Lloyds Banking Group PLC, Britain’s largest mortgage lender, said it is on track to meet full-year targets despite increasing its quarterly impairments by almost one third.
Loan impairments rose to ￡270 million (US$354 million) in the three months ended Sept. 30 from ￡204 million in the same period a year ago, the bank said in a statement yesterday.
There was a “single large corporate impairment” in the third quarter of the year, without specifying details, the bank said.
“We have announced improved financial targets for 2017, reflecting the strong financial performance in the year and we remain on track to deliver our longer-term guidance,” chief executive officer Antonio Horta-Osorio said in the statement.
Lloyds has grown in riskier consumer finance with the acquisition of Bank of America Corp’s MBNA UK credit card division for ￡1.9 billion in December last year in an attempt to diversify the bank’s mortgage-dominated balance sheet. The bank also has the biggest exposure to consumer car finance among Britain’s banks, though it represents only about 3 percent of its balance sheet.
The Bank of England is to examine resilience to consumer credit within its stress tests of banks this year as motor finance experiences growth that is outpacing household incomes.
The bank is preparing to outline a new strategy for growth in February next year, which analysts expect will involve further cost reductions and investment in technology after the bank eliminated thousands of jobs.
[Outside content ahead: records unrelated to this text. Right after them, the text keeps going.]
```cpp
extern "C" int f3r_gemm(const f3r_gemm_args* args, f3r_stream_t stream) {
  F3R_REQUIRE(args != nullptr, "f3r_gemm: null args");
  const f3r_gemm_args& a = *args;
  F3R_REQUIRE(a.A && a.W, "f3r_gemm: null operand");
  F3R_REQUIRE(a.M >= 0 && a.N > 0, "f3r_gemm: bad M/N (%lld, %d)", (long long)a.M, a.N);
  F3R_REQUIRE(a.split >= F3R_SPLIT_NONE && a.split <= F3R_SPLIT_X3F8, "f3r_gemm: bad split %d", a.split);
  if (a.split == F3R_SPLIT_W2F8) {
    F3R_REQUIRE(al16(a.A) && al16(a.W) && a.w_scale && (((uintptr_t)a.w_scale) & 3) == 0, "f3r_gemm: W2F8 needs 16-byte aligned A / W and w_scale");
    F3R_REQUIRE(a.K > 0 && a.K % 128 == 0 && a.Kpad == a.K, "f3r_gemm: W2F8 needs K = Kpad, a multiple of 128 (got %d / %d)", a.K, a.Kpad);
    F3R_REQUIRE(a.lda % 8 == 0 && a.lda * 2 >= (int64_t)a.K * 3, "f3r_gemm: W2F8 rows are [K fp16 | K fp8]: lda %lld must be >= 3 K / 2", (long long)a.lda);
    F3R_REQUIRE(a.epi != F3R_EPI_GENERIC || a.out_f32 || a.out_lp, "f3r_gemm: no output");
    F3R_REQUIRE(!a.out_f8 && !a.out_relu_f8 && !a.fin_w, "f3r_gemm: W2F8 launches write one output (no out_f8 / out_relu_f8 / fin_w)");
    F3R_REQUIRE((a.kernel_sel >= 0 && a.kernel_sel <= 7) || a.kernel_sel == 9, "f3r_gemm: bad kernel_sel %d", a.kernel_sel);
    F3R_REQUIRE(a.dtype == F3R_F16, "f3r_gemm: W2F8 corrects fp16 planes only (dtype %d)", a.dtype);
    F3R_REQUIRE(a.act >= F3R_ACT_NONE && a.act <= F3R_ACT_RELU, "f3r_gemm: bad act %d", a.act);
    F3R_REQUIRE(a.N % 4 == 0 && (!a.bias || al16(a.bias)), "f3r_gemm: N %d must be a multiple of 4, bias 16-byte aligned", a.N);
    if (a.epi == F3R_EPI_GENERIC) {
      F3R_REQUIRE(!a.out_f32 || (al16(a.out_f32) && a.ldo_f32 % 4 == 0 && a.ldo_f32 >= a.N), "f3r_gemm: out_f32 alignment/ld");
      F3R_REQUIRE(!a.out_lp || (al16(a.out_lp) && a.ldo_lp % 8 == 0 && a.ldo_lp >= a.N), "f3r_gemm: out_lp alignment/ld");
      F3R_REQUIRE(!a.res_f32 || (al16(a.res_f32) && a.ldr_f32 % 4 == 0 && a.ldr_f32 >= a.N), "f3r_gemm: res_f32 alignment/ld");
    }
    const char* why = "";
    if (a.epi == F3R_EPI_QKV) {
      F3R_REQUIRE(a.qkv_dq != 0 || a.N % 3 == 0, "f3r_gemm: QKV with three equal parts needs N %% 3 == 0 (got %d)", a.N);
      {
        const int Dq = a.qkv_dq ? a.qkv_dq : a.N / 3;
        F3R_REQUIRE(Dq > 0 && Dq % 64 == 0 && a.N > Dq && (a.N - Dq) % 128 == 0, "f3r_gemm: QKV parts must be whole 64-wide heads (N %d, q %d)", a.N, Dq);
      }
      F3R_REQUIRE(a.q && a.k && a.vt && a.W_aux && al16(a.W_aux) && a.seq_len > 0 && a.M % a.seq_len == 0 && a.ldvt >= a.seq_len && a.act == F3R_ACT_NONE,
                  "f3r_gemm: W2F8 QKV needs q, k, vt, W_aux (16-byte aligned), seq_len dividing M, no activation");
      if (a.rope_cos) F3R_REQUIRE(a.rope_sin && a.rope_w > 0 && al16(a.rope_cos) && al16(a.rope_sin), "f3r_gemm: RoPE tables");
      if (!f3r_gemm_asm_qkv_eligible(a, &why)) {
        f3r_set_error("f3r_gemm: split W2F8 QKV but the launch is not eligible for the hand-scheduled kernel: %s", why);
        return F3R_ERR_UNSUPPORTED;
      }
      return f3r_gemm_asm_qkv_launch(a, (hipStream_t)stream);
    }
    if (!f3r_gemm_asm_f8_eligible(a, &why)) {
      f3r_set_error("f3r_gemm: split W2F8 (fp8 low plane) but the launch is not eligible for the hand-scheduled kernel: %s", why);
      return F3R_ERR_UNSUPPORTED;
    }
    return f3r_gemm_asm_f8_launch(a, (hipStream_t)stream);
  }
  F3R_REQUIRE(a.epi == F3R_EPI_GENERIC || (!a.out_f8 && !a.out_relu_f8 && !a.fin_w), "f3r_gemm: out_f8 / out_relu_f8 / fin_w need the generic epilogue (epi %d)", a.epi);
  const int planes = a.split ? 2 : 1;
  F3R_REQUIRE(a.Kpad > 0 && a.Kpad % (64 * planes) == 0, "f3r_gemm: Kpad %d must be a positive multiple of %d", a.Kpad, 64 * planes);
  const int Kpad1 = a.Kpad / planes;
  F3R_REQUIRE((a.split != F3R_SPLIT_X3 && a.split != F3R_SPLIT_X3F8) || (a.A_lo && al16(a.A_lo) && !a.a_relu), "f3r_gemm: X3 / X3F8 split needs A_lo (16-byte aligned) and no a_relu");
  if (a.split == F3R_SPLIT_X3F8)
    F3R_REQUIRE(a.a_mode == F3R_A_CONV3X3 && a.dtype == F3R_F16 && a.conv_C % 128 == 0 && a.w_scale && (((uintptr_t)a.w_scale) & 3) == 0,
                "f3r_gemm: X3F8 needs a 3x3 convolution with conv_C %% 128 == 0 (got %d), fp16 planes and w_scale", a.conv_C);
  F3R_REQUIRE((a.kernel_sel >= 0 && a.kernel_sel <= 7) || a.kernel_sel == 9 || a.kernel_sel >= 16, "f3r_gemm: bad kernel_sel %d", a.kernel_sel);
  F3R_REQUIRE(a.N % 4 == 0, "f3r_gemm: N %d must be a multiple of 4", a.N);
  F3R_REQUIRE(al16(a.A) && al16(a.W), "f3r_gemm: A/W must be 16-byte aligned");
  F3R_REQUIRE(a.dtype == F3R_F16 || a.dtype == F3R_BF16, "f3r_gemm: bad dtype %d", a.dtype);
  if (a.a_mode == F3R_A_PLAIN) {
    F3R_REQUIRE(a.K > 0 && a.K % 8 == 0 && a.K <= Kpad1, "f3r_gemm: K %d must be a multiple of 8 and <= Kpad", a.K);
    F3R_REQUIRE(a.lda % 8 == 0 && a.lda >= a.K, "f3r_gemm: lda %lld must be a multiple of 8 and >= K", (long long)a.lda);
  } else if (a.a_mode == F3R_A_CONV3X3) {
    F3R_REQUIRE(a.conv_C > 0 && a.conv_C % 8 == 0, "f3r_gemm: conv_C %d must be a multiple of 8", a.conv_C);
    F3R_REQUIRE(Kpad1 == 9 * ((a.conv_C + 63) / 64) * 64, "f3r_gemm: conv Kpad %d != 9*roundup(C,64) per plane", a.Kpad);
    F3R_REQUIRE(a.epi == F3R_EPI_GENERIC, "f3r_gemm: conv3x3 supports only the generic epilogue");
    F3R_REQUIRE(a.conv_stride == 1 || a.conv_stride == 2, "f3r_gemm: conv stride %d", a.conv_stride);
    F3R_REQUIRE(a.conv_OH == (a.conv_H + 2 - 3) / a.conv_stride + 1 && a.conv_OW == (a.conv_W + 2 - 3) / a.conv_stride + 1,
                "f3r_gemm: conv output dims inconsistent");
    F3R_REQUIRE(a.conv_OH > 0 && a.conv_OW > 0 && a.M % ((int64_t)a.conv_OH * a.conv_OW) == 0, "f3r_gemm: conv M not a multiple of OH*OW");
  } else {
    f3r_set_error("f3r_gemm: bad a_mode %d", a.a_mode);
    return F3R_ERR_ARG;
  }
  if (a.epi == F3R_EPI_GENERIC) {
    F3R_REQUIRE(a.out_f32 || a.out_lp || a.fin_w, "f3r_gemm: no output");
    F3R_REQUIRE(!a.out_f32 || (al16(a.out_f32) && a.ldo_f32 % 4 == 0 && a.ldo_f32 >= a.N), "f3r_gemm: out_f32 alignment/ld");
    F3R_REQUIRE(!a.out_lp || (al8(a.out_lp) && a.ldo_lp % 4 == 0 && a.ldo_lp >= a.N), "f3r_gemm: out_lp alignment/ld");
    F3R_REQUIRE((!a.out_f8 && !a.out_relu_f8) || (a.dtype == F3R_F16 && a.N % 8 == 0 && al8(a.out_f8) && al8(a.out_relu_f8) && !a.out_lp_f8),
                "f3r_gemm: out_f8 / out_relu_f8 need fp16, N %% 8 == 0 and 8-byte aligned buffers");
    if (a.fin_w) {
      F3R_REQUIRE(a.fin_b && a.fin_pts && al16(a.fin_w) && (a.fin_n_out == 3 || a.fin_n_out == 4) && (a.fin_n_out == 4 || !a.fin_conf),
                  "f3r_gemm: fin_w needs fin_b, fin_pts, a 16-byte aligned [4][N] weight and fin_n_out 3 or 4 (a confidence output needs 4)");
      F3R_REQUIRE(a.fin_depth_mode >= 0 && a.fin_depth_mode <= 2 && (a.fin_conf_mode == 0 || a.fin_conf_mode == 1), "f3r_gemm: bad fin_depth_mode / fin_conf_mode");
      F3R_REQUIRE(!a.out_f32 && !a.out_relu && !a.out_f8 && !a.out_relu_f8 && !a.res_lp && !a.res_f32 && !a.rowadd,
                  "f3r_gemm: the fused head tail writes fin_pts / fin_conf only");
    }
    F3R_REQUIRE(!a.res_f32 || (al16(a.res_f32) && a.ldr_f32 % 4 == 0), "f3r_gemm: res_f32 alignment/ld");
    F3R_REQUIRE(!a.res_lp || (al8(a.res_lp) && a.ldr_lp % 4 == 0), "f3r_gemm: res_lp alignment/ld");
    F3R_REQUIRE(!a.res_lp2 || (al8(a.res_lp2) && a.ldr_lp2 % 4 == 0), "f3r_gemm: res_lp2 alignment/ld");
    F3R_REQUIRE((!a.res_lp_lo || (a.res_lp && al8(a.res_lp_lo))) && (!a.res_lp2_lo || (a.res_lp2 && al8(a.res_lp2_lo))), "f3r_gemm: low residual planes need their high planes");
    F3R_REQUIRE((!a.out_lp_lo || (a.out_lp && al8(a.out_lp_lo))) && (!a.out_relu || (al8(a.out_relu) && a.ldo_lp % 4 == 0 && a.ldo_lp >= a.N)) &&
                (!a.out_relu_lo || (a.out_relu && al8(a.out_relu_lo))), "f3r_gemm: out_lp_lo / out_relu alignment");
    F3R_REQUIRE(!a.rowadd || (al16(a.rowadd) && a.rowadd_div > 0), "f3r_gemm: rowadd alignment/div");
    const int64_t ld_max = 1ll << 26;
    F3R_REQUIRE((!a.out_f32 || a.ldo_f32 < ld_max) && (!a.out_lp || a.ldo_lp < ld_max) && (!a.res_f32 || (a.ldr_f32 >= 0 && a.ldr_f32 < ld_max)) &&
                (!a.res_lp || (a.ldr_lp >= 0 && a.ldr_lp < ld_max)) && (!a.res_lp2 || (a.ldr_lp2 >= 0 && a.ldr_lp2 < ld_max)), "f3r_gemm: row strides must be < 2^26 elements");
    F3R_REQUIRE(!a.bias || al16(a.bias), "f3r_gemm: bias alignment");
  } else if (a.epi == F3R_EPI_QKV) {
    const int Dq = a.qkv_dq ? a.qkv_dq : a.N / 3;
    F3R_REQUIRE(a.qkv_dq != 0 || a.N % 3 == 0, "f3r_gemm: QKV with three equal parts needs N %% 3 == 0 (got %d)", a.N);
    F3R_REQUIRE(Dq > 0 && Dq % 64 == 0 && a.N > Dq && (a.N - Dq) % 128 == 0, "f3r_gemm: QKV parts must be whole 64-wide heads (N %d, q %d)", a.N, Dq);
    F3R_REQUIRE(a.q && a.k && a.vt && al8(a.q) && al8(a.k) && al8(a.vt), "f3r_gemm: QKV outputs null/misaligned");
    F3R_REQUIRE(a.seq_len > 0 && a.M % a.seq_len == 0 && a.ldvt >= a.seq_len, "f3r_gemm: QKV seq_len/ldvt");
    F3R_REQUIRE(a.act == F3R_ACT_NONE, "f3r_gemm: QKV has no activation");
    F3R_REQUIRE(!a.bias || al16(a.bias), "f3r_gemm: bias alignment");
    if (a.rope_cos) F3R_REQUIRE(a.rope_sin && a.rope_w > 0 && al16(a.rope_cos) && al16(a.rope_sin), "f3r_gemm: RoPE tables");
  } else if (a.epi == F3R_EPI_CONVT) {
    F3R_REQUIRE(a.out_lp && al8(a.out_lp), "f3r_gemm: CONVT needs out_lp");
    F3R_REQUIRE(a.ct_s > 0 && a.ct_cout > 0 && a.ct_cout % 4 == 0 && a.N == a.ct_s * a.ct_s * a.ct_cout, "f3r_gemm: CONVT N != s*s*cout");
    F3R_REQUIRE(a.ct_h > 0 && a.ct_w > 0 && a.M % ((int64_t)a.ct_h * a.ct_w) == 0, "f3r_gemm: CONVT M not a multiple of h*w");
    F3R_REQUIRE(!a.bias || al16(a.bias), "f3r_gemm: bias alignment");
  }
  hipStream_t s = (hipStream_t)stream;
  if (a.kernel_sel >= 16) return f3r_gemm256_lab(a, s);
  if (a.split == F3R_SPLIT_X3F8 || a.fin_w) {
    if (!f3r_gemm256_eligible(a)) {
      f3r_set_error("f3r_gemm: split X3F8 / fin_w but the launch is not eligible for the 256-tile kernel (conv_C %% 64 (X3F8: 128) == 0, "
                    "N %% 128 == 0 (fin_w: N == 128), operand below 4 GiB)");
      return F3R_ERR_UNSUPPORTED;
    }
    return f3r_gemm256_launch(a, s, 1);
  }
  if (a.kernel_sel == 6 || a.kernel_sel == 0 || a.kernel_sel == 9) {
    const char* why = "";
    if (a.epi == F3R_EPI_QKV && f3r_gemm_asm_qkv_eligible(a, &why) && (a.kernel_sel == 6 || a.kernel_sel == 9 || f3r_gemm_asm_preferred((a.M / 256) * (a.N / 3 / 256))))
      return f3r_gemm_asm_qkv_launch(a, s);
    const bool ok = a.epi != F3R_EPI_QKV && f3r_gemm_asm_eligible(a, &why);
    if ((a.kernel_sel == 6 || a.kernel_sel == 9) && !ok) {
      f3r_set_error("f3r_gemm: kernel_sel 6 (hand-scheduled kernel) but the launch is not eligible: %s", why);
      return F3R_ERR_UNSUPPORTED;
    }
    if (ok && (a.kernel_sel == 6 || a.kernel_sel == 9 || f3r_gemm_asm_preferred((a.M / 256) * (a.N / 256)))) return f3r_gemm_asm_launch(a, s);
  }
  const int sel = a.kernel_sel == 7 ? 0 : a.kernel_sel;
  if (sel >= 2) F3R_REQUIRE(f3r_gemm256_eligible(a), "f3r_gemm: kernel_sel %d but the shape is not eligible for the 256-tile kernel", sel);
  if (sel >= 2 || (sel == 0 && f3r_gemm256_eligible(a) && f3r_gemm256_preferred(a))) return f3r_gemm256_launch(a, s, sel != 3);
  return a.dtype == F3R_F16 ? dispatch<F16>(a, s) : dispatch<BF16>(a, s);
}
```
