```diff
@@ -490,7 +499,14 @@
         FOR_SLABS(s) DS_CHECK(clear_partials(s));
     }
     int rest = folded ? 0 : (1 | 4 | 8);
-    if (fused && deferred) {
+    if (keep) {
+        if (!(folded && fused && deferred && !multi())) { set_error("internal: a KKT check cannot leave this multiplier step pending"); return DOTSOCP_ESTATE; }
+        FOR_SLABS(s) {
+            FusedArgs a = pending_step_args(s);
+            a.q2 = s.q2; a.sx = s.sx; a.sy = s.sy;
+            DS_CHECK(launch_kkt_cells_update(s.g, lc, k, s.fg, a, s.phi, s.alpha, s.weight, s.kw, s.st, true, s.q));
+        }
+    } else if (fused && deferred) {
         FOR_SLABS(s) {
             FusedArgs a = pending_step_args(s);
             a.beta_out = s.beta2;
@@ -500,6 +516,7 @@
         }
         zp_ops = bops;
         bops.clear();
+        pops.clear();
         deferred = false;
         z_valid = false;
         z_prev_ok = true;
@@ -636,6 +653,7 @@
     in.s = SchedState{it, opts.maxit, lastSigmaIt, opts.ifCheckStepByStep != 0, rescale, maxFeas, relGap, run_left};
     in.fused = fused; in.deferred = deferred; in.cone_carry = cone_carry; in.kkt_fold = kkt_fold;
     in.beta_gamma = beta_gamma; in.timeout_pending = timeout_pending; in.early = early_pass;
+    in.kkt_pending = kkt_pending;
     const Slab &s0 = slabs[0];
     in.qcone_eligible = qcone != 0 && fused && !multi() && !prob.weighted && method == DOTSOCP_METHOD_INPALM &&
                         s0.g.ncl >= 1 && s0.fg.XB == 4 &&
@@ -673,10 +691,10 @@
     }
 }
 
-int Solver::kkt_block(bool adjustSigmaYes, bool timed_out, bool *brk, bool folded) {
+int Solver::kkt_block(bool adjustSigmaYes, bool timed_out, bool *brk, bool folded, bool keep) {
     double S[S_COUNT + 1];
     prof_begin(PH_KKT);
-    DS_CHECK(kkt_sums(S, folded));
+    DS_CHECK(kkt_sums(S, folded, keep));
     prof_end(PH_KKT);
     if (remote()) timed_out = elapsed_agreed > time_limit;
     for (int i = 0; i < S_COUNT; ++i) last_S[i] = S[i];
@@ -805,7 +823,7 @@
         return 0;
     }
     if (plan.kkt_due || timed_out)
-        DS_CHECK(kkt_block(plan.adjust_sigma, timed_out, brk, plan.fold));
+        DS_CHECK(kkt_block(plan.adjust_sigma, timed_out, brk, plan.fold, plan.keep_pending && !timed_out));
     return 0;
 }
 
diff --git a/dot-socp_amd/csrc/solver_slabs.hip b/dot-socp_amd/csrc/solver_slabs.hip
--- a/dot-socp_amd/csrc/solver_slabs.hip
+++ b/dot-socp_amd/csrc/solver_slabs.hip
@@ -180,6 +180,7 @@
     overlap = nslabs > 1;
     if (const char *e = getenv("DOTSOCP_OVERLAP")) overlap = (atoi(e) != 0);
     if (const char *e = getenv("DOTSOCP_KKT_FOLD")) kkt_fold = (atoi(e) != 0);
+    if (const char *e = getenv("DOTSOCP_KKT_PENDING")) kkt_pending = atoi(e) < 0 ? 0 : (atoi(e) > 2 ? 2 : atoi(e));
     if (const char *e = getenv("DOTSOCP_NORM_CACHE")) norm_cache = (atoi(e) != 0);
     tri_tsolve = tsolve_tri_allowed();
     DS_HIP(hipHostMalloc((void **)&h_sums, sizeof(double) * (S_COUNT + 1)));
```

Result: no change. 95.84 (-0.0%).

The government sold its last remaining shares in the firm in May some eight years after its bailout, but Lloyds, which has 97 percent of its business in the UK, remains wedded to the fortunes of the economy as the government negotiates Brexit and edges toward its first interest-rate increase for a decade.
Pretax profit for the third quarter more than doubled to ￡1.95 billion. Excluding exceptional charges, Lloyds reported a pretax profit of ￡2.1 billion, in line with the average estimate of three analysts compiled by Bloomberg News.
It is to consider a special dividend or share buyback at the end of the year after the bank generated more capital than expected, Lloyds said.
However, any payouts are dependent on the UK regulator’s pending final decision on a key capital buffer.
The lender now forecasts capital generation of between 225 and 240 basis points this year from a previous guidance of 170 to 200 basis points. The bank’s common equity Tier 1 ratio, a measure of financial strength, rose to 14.9 percent in the quarter, exceeding the assumed minimum of 13 percent, the statement said.
The bank’s shares fell as much as 2.8 percent and were 1.7 percent lower at ￡0.6623 as of 8:22am yesterday in London.